* **Try it**
The entries follow. Copy every line in which "tile" appears.

* **Data supplied**
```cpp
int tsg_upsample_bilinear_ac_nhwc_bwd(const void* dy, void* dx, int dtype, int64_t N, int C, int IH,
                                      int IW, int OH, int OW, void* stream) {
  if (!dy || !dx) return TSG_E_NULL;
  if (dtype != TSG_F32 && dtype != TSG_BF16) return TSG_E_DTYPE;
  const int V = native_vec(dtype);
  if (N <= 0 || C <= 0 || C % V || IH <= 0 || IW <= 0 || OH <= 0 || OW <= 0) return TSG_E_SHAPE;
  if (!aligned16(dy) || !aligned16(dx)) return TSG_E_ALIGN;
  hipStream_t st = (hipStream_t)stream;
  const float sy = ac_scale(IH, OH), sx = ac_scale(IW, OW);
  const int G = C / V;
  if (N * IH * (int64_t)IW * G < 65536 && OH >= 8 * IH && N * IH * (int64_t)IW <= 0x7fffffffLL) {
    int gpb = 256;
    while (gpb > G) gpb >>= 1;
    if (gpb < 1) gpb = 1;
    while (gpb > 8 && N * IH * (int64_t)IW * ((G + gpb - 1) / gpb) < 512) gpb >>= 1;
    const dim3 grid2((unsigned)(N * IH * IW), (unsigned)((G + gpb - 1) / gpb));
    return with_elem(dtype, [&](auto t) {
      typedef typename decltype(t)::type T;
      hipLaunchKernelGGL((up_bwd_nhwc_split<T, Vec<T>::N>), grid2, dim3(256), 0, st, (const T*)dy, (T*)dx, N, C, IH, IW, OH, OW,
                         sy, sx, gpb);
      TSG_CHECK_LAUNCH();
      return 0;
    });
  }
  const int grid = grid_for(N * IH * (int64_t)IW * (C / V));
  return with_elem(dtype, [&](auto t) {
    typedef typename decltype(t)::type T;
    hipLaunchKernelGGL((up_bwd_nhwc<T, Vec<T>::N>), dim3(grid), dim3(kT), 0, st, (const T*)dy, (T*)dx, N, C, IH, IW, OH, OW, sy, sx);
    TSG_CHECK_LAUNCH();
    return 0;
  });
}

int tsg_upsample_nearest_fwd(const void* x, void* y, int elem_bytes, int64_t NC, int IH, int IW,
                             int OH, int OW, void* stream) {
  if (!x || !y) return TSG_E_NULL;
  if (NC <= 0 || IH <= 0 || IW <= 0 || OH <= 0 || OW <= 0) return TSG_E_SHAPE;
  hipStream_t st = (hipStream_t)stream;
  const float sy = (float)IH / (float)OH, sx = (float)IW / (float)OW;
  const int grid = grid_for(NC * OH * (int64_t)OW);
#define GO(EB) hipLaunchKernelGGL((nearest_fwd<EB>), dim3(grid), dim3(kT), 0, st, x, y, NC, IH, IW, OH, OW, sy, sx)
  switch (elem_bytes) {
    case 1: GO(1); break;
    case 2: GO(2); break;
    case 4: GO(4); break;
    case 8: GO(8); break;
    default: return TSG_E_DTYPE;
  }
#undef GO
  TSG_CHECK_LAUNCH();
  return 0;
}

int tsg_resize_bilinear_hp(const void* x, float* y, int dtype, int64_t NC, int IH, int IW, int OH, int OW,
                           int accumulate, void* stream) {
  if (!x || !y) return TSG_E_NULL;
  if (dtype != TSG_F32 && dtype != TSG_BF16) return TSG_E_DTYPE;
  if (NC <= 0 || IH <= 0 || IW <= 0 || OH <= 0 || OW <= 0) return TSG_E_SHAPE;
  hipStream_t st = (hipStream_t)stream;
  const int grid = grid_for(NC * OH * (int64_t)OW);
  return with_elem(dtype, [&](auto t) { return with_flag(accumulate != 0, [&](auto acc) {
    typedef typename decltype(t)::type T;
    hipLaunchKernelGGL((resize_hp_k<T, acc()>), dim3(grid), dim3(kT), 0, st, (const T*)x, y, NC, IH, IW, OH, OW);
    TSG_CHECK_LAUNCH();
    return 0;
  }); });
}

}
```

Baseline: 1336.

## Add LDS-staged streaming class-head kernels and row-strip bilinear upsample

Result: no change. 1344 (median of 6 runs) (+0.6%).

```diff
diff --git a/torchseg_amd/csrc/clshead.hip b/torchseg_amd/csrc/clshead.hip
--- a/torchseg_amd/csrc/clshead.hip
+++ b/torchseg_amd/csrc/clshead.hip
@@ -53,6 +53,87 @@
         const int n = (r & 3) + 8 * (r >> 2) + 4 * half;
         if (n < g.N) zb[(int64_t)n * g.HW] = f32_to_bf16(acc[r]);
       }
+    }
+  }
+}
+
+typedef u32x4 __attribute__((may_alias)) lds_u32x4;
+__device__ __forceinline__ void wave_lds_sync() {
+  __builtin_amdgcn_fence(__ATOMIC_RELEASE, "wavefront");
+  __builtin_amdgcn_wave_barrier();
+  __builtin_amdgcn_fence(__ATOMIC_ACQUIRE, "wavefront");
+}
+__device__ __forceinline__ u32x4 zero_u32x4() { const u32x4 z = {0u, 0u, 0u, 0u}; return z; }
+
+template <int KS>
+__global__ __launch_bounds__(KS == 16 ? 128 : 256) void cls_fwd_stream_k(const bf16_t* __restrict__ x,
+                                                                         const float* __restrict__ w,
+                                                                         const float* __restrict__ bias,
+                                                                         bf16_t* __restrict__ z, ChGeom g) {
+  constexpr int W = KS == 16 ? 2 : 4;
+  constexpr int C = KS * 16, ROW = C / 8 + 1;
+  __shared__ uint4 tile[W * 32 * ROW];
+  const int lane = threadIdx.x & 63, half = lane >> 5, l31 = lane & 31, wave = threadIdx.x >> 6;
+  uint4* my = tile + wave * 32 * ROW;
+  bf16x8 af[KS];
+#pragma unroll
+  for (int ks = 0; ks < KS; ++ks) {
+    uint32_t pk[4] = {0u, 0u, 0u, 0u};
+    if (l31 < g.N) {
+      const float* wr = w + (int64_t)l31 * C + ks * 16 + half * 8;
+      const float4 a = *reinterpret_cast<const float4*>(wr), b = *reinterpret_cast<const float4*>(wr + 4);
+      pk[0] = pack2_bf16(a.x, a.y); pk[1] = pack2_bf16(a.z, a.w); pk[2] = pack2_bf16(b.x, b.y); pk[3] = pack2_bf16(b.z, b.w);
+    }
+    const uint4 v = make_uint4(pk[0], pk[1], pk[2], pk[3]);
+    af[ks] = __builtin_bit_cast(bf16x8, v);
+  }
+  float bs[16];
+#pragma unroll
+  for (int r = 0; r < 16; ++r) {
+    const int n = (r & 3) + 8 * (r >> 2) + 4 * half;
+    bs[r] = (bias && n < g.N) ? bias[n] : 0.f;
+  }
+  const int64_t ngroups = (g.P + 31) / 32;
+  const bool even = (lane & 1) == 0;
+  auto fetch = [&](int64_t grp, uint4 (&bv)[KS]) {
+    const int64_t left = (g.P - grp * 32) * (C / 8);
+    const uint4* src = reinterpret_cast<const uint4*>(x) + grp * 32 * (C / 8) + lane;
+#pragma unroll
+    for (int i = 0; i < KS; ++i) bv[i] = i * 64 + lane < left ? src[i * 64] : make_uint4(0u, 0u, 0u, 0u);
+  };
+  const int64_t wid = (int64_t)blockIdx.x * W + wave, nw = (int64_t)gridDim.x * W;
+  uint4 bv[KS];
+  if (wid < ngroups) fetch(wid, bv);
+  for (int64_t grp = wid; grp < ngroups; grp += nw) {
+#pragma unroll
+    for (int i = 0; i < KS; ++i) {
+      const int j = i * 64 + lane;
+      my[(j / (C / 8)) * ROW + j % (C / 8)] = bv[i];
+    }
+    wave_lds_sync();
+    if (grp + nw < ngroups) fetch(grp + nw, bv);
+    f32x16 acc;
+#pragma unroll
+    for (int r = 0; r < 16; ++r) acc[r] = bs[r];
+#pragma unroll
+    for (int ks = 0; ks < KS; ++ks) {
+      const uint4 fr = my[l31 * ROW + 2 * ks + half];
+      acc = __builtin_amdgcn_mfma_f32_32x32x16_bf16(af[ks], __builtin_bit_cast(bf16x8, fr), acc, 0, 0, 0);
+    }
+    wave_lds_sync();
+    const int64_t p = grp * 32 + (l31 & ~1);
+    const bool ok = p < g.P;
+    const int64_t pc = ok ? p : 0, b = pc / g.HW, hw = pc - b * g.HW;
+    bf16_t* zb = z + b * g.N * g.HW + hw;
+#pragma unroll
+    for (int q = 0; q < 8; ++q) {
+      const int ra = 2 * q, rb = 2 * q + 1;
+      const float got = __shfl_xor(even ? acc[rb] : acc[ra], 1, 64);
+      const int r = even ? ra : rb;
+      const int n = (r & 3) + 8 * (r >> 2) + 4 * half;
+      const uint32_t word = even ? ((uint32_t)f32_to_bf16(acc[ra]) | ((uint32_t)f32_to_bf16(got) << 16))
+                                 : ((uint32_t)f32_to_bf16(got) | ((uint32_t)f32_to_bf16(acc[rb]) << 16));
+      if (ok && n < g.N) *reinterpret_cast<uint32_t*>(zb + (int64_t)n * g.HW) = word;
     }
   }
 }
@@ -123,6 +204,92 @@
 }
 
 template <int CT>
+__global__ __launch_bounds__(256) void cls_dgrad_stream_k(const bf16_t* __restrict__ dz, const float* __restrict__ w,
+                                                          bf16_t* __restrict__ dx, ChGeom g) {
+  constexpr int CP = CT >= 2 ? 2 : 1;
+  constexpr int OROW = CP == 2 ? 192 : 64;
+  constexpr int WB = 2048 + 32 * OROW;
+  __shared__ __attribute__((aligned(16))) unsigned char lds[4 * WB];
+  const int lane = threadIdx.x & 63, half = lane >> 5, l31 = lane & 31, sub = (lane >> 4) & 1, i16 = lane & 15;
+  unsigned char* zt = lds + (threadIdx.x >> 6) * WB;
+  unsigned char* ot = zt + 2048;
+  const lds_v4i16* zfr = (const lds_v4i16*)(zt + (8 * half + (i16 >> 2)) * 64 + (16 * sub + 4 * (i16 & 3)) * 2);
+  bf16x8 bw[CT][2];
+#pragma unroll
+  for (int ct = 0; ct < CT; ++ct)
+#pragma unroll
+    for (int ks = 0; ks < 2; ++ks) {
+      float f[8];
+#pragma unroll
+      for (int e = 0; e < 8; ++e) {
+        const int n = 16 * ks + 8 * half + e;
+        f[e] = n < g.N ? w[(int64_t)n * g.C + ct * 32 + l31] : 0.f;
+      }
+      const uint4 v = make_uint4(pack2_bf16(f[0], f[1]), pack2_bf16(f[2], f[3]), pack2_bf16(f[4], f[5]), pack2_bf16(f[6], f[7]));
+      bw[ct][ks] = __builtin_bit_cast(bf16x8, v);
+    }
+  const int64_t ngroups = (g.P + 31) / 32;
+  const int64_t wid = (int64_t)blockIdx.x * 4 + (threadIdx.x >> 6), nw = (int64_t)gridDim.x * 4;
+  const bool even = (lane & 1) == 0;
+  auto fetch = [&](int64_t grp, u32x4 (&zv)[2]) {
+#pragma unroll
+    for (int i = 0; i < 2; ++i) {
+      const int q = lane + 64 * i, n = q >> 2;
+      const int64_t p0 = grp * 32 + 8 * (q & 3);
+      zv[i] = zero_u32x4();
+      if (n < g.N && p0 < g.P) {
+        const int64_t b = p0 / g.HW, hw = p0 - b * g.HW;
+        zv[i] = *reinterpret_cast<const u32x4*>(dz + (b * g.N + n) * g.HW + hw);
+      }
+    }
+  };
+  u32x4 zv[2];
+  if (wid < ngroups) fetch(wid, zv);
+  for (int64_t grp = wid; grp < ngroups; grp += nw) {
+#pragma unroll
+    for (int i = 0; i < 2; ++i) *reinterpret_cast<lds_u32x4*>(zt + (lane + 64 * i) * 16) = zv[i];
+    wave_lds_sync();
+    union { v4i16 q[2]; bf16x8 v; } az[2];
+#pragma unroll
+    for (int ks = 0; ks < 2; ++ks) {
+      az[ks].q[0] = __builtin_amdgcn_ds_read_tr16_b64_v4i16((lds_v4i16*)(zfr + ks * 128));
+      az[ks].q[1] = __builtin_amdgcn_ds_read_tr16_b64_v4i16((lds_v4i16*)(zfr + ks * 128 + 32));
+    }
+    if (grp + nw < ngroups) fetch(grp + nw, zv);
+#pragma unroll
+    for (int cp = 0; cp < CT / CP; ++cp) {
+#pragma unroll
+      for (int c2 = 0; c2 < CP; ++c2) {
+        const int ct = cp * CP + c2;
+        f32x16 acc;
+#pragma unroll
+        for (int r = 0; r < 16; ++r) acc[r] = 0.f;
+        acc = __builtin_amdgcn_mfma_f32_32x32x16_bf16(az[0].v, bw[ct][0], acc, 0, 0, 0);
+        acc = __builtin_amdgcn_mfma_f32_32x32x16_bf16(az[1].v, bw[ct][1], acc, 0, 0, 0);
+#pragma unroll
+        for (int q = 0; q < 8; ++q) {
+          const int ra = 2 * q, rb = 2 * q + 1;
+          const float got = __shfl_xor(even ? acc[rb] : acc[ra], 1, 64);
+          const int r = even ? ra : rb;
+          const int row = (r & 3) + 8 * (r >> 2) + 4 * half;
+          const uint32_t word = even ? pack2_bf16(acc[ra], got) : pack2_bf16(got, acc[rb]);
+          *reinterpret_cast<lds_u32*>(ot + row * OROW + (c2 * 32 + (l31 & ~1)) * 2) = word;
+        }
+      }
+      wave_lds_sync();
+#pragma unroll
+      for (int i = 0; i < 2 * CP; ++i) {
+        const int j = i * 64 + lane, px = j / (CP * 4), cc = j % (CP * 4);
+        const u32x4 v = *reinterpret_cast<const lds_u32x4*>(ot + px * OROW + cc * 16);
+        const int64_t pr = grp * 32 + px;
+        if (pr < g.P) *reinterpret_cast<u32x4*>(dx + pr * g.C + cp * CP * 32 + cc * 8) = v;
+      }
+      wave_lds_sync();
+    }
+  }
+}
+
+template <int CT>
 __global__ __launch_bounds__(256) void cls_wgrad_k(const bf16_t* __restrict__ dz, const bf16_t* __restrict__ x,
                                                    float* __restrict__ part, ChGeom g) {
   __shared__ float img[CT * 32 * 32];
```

* **Written reply**
+  __shared__ uint4 tile[W * 32 * ROW];
+  uint4* my = tile + wave * 32 * ROW;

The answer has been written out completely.